DIRECTIONS. From the entries below, output the line with "32 + cl : 0;" and each following line up to and including the line with "const int cl = 8", exactly as written.

+-------+

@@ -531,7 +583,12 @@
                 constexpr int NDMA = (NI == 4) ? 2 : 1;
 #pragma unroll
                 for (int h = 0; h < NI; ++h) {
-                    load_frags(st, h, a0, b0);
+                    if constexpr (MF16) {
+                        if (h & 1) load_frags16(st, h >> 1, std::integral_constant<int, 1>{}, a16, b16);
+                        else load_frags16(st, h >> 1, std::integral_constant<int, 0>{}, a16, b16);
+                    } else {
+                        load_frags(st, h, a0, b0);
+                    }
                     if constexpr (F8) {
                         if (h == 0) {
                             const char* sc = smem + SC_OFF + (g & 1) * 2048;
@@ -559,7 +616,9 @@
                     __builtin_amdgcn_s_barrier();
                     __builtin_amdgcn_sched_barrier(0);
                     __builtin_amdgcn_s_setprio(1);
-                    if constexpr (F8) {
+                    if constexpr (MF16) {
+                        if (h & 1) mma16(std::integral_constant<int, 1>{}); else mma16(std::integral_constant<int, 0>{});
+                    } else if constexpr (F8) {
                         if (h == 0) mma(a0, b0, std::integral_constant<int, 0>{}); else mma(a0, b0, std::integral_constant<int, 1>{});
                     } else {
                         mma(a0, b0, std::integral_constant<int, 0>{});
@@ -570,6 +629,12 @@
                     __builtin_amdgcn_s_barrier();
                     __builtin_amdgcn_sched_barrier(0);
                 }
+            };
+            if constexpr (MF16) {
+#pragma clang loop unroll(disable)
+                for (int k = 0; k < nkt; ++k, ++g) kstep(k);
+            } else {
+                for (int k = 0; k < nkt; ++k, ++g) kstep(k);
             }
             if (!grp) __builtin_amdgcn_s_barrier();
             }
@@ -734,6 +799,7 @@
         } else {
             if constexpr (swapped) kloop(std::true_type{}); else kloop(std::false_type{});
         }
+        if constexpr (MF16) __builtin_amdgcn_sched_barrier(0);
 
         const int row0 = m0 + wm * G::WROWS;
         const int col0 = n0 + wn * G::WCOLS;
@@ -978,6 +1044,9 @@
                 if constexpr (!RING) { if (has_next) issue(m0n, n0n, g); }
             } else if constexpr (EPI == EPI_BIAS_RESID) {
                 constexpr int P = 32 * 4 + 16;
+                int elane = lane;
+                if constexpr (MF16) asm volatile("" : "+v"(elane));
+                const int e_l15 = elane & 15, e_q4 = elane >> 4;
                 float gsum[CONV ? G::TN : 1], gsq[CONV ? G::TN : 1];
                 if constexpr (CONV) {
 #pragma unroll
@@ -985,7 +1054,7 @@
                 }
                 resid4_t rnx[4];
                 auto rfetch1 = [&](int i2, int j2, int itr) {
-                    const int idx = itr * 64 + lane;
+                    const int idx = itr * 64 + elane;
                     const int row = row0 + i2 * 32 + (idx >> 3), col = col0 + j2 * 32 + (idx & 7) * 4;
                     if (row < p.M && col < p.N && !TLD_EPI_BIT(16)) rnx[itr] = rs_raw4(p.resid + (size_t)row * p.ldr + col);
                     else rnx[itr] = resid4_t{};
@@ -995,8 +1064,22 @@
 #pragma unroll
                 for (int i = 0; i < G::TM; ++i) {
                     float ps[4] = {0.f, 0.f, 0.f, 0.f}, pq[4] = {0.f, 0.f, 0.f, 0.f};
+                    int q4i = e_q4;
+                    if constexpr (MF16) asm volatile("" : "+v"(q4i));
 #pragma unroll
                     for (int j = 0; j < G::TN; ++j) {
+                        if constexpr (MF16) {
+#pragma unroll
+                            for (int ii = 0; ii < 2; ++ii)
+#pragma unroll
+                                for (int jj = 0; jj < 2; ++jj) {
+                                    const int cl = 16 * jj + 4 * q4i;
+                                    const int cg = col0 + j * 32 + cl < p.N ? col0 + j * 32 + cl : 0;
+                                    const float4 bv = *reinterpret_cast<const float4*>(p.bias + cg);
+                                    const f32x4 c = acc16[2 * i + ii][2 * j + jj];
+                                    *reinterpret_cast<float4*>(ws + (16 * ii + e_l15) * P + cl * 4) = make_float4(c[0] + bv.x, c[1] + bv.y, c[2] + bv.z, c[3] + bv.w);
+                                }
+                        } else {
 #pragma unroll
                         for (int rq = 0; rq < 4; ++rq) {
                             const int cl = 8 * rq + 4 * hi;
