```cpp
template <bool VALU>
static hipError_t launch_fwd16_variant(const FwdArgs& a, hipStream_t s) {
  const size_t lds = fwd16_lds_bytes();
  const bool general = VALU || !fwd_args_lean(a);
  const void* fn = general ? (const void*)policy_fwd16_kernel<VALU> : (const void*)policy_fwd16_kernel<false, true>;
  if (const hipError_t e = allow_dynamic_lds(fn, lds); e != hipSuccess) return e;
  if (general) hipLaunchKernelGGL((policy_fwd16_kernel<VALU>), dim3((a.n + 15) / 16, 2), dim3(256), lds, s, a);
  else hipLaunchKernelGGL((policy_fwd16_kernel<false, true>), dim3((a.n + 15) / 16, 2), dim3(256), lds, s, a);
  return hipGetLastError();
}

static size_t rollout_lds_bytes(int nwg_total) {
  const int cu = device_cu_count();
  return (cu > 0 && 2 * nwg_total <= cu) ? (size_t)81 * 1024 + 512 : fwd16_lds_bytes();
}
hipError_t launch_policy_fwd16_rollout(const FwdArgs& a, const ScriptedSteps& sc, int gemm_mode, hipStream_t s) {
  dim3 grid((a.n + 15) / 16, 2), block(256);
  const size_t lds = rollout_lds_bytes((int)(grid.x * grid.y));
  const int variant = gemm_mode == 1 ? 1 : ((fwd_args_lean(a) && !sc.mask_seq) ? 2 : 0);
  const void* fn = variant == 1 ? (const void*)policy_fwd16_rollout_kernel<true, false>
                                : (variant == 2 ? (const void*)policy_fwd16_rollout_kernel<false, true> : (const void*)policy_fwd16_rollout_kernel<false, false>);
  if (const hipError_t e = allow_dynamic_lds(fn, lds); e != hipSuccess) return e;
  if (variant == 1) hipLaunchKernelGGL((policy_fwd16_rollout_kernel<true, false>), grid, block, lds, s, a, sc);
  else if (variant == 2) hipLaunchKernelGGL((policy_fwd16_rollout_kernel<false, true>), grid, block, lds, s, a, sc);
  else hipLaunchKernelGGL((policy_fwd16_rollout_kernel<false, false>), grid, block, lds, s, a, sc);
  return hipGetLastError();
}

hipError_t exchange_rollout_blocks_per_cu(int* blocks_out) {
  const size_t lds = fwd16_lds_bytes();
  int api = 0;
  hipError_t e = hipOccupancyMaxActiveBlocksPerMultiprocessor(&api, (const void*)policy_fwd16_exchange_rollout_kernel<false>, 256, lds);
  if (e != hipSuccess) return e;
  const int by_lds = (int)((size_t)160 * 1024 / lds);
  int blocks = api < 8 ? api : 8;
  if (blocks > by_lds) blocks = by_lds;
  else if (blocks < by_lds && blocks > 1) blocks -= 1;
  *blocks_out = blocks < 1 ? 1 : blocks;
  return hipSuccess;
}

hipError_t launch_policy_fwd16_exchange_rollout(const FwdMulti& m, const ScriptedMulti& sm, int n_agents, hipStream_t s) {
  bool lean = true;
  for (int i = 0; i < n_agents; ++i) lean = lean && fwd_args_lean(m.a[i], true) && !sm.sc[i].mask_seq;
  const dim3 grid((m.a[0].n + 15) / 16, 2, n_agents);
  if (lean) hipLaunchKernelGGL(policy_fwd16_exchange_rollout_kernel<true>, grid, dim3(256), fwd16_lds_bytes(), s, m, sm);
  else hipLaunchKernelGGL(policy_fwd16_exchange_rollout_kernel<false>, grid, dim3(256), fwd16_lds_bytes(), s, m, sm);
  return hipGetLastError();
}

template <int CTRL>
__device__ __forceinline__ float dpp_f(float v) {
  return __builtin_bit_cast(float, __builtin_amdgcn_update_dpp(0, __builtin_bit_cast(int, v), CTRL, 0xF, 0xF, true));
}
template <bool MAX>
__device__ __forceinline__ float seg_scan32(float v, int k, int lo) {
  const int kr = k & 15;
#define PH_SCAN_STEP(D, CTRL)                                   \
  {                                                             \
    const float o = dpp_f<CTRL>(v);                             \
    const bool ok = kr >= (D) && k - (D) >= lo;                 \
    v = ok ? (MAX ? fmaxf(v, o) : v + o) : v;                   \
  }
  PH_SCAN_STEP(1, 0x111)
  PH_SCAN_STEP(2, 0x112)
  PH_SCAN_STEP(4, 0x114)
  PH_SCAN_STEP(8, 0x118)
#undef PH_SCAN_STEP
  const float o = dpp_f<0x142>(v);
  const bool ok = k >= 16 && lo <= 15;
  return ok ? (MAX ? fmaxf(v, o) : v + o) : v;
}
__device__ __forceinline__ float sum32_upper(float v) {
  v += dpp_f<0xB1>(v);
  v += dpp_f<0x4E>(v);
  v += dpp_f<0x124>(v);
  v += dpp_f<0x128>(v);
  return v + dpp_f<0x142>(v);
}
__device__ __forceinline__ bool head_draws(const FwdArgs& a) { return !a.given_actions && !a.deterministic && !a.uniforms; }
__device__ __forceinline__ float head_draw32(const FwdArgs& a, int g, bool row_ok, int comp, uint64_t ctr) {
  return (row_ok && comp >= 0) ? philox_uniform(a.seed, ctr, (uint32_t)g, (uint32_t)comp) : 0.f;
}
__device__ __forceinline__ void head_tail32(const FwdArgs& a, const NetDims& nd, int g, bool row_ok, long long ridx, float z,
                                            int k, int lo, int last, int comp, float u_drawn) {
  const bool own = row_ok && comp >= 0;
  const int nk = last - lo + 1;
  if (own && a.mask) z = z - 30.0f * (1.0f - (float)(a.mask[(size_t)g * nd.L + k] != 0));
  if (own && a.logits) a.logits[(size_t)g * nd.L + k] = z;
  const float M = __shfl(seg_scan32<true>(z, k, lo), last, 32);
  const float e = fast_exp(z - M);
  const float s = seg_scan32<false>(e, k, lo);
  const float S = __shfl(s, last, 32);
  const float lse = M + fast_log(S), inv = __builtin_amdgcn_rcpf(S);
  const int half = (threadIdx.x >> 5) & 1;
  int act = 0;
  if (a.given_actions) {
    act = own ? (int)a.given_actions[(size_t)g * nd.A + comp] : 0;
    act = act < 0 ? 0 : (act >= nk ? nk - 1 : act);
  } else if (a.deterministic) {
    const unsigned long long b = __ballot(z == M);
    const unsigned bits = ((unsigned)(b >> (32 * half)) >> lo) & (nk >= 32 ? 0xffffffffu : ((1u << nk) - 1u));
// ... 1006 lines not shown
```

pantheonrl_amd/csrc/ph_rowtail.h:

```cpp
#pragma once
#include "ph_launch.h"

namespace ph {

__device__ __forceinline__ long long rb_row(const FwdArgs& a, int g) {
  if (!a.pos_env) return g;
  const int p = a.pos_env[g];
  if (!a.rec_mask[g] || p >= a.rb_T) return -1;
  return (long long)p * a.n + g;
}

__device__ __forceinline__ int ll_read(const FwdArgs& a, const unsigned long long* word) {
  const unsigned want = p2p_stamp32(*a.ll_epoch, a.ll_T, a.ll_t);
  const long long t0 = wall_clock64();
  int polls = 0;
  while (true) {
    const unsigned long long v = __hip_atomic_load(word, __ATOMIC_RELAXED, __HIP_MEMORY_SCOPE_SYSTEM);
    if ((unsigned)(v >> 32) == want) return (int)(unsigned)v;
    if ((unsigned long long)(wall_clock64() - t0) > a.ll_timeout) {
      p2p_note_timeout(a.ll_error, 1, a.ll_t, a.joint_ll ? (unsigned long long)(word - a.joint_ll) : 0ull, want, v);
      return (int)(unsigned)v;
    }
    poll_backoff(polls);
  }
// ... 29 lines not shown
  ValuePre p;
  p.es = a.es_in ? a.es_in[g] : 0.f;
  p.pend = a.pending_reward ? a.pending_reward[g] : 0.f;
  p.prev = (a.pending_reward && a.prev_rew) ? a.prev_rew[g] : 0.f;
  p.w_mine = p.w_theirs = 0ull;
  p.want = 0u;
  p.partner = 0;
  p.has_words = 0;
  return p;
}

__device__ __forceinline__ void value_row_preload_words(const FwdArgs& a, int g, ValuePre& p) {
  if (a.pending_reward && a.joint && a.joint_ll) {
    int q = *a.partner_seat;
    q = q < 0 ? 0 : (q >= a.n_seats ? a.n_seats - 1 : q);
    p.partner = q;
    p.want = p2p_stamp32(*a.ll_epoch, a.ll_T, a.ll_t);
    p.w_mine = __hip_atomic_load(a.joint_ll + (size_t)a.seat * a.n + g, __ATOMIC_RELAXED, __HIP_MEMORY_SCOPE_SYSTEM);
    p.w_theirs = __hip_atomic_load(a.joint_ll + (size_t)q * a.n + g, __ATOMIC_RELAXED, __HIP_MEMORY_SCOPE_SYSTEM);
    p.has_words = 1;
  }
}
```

+-------+

SOLUTION FOR THIS PROBLEM.
+                                    const int cg = col0 + j * 32 + cl < p.N ? col0 + j * 32 + cl : 0;
+                                    const float4 bv = *reinterpret_cast<const float4*>(p.bias + cg);
+                                    const f32x4 c = acc16[2 * i + ii][2 * j + jj];
+                                    *reinterpret_cast<float4*>(ws + (16 * ii + e_l15) * P + cl * 4) = make_float4(c[0] + bv.x, c[1] + bv.y, c[2] + bv.z, c[3] + bv.w);
+                                }
+                        } else {
 #pragma unroll
                         for (int rq = 0; rq < 4; ++rq) {
                             const int cl = 8 * rq + 4 * hi;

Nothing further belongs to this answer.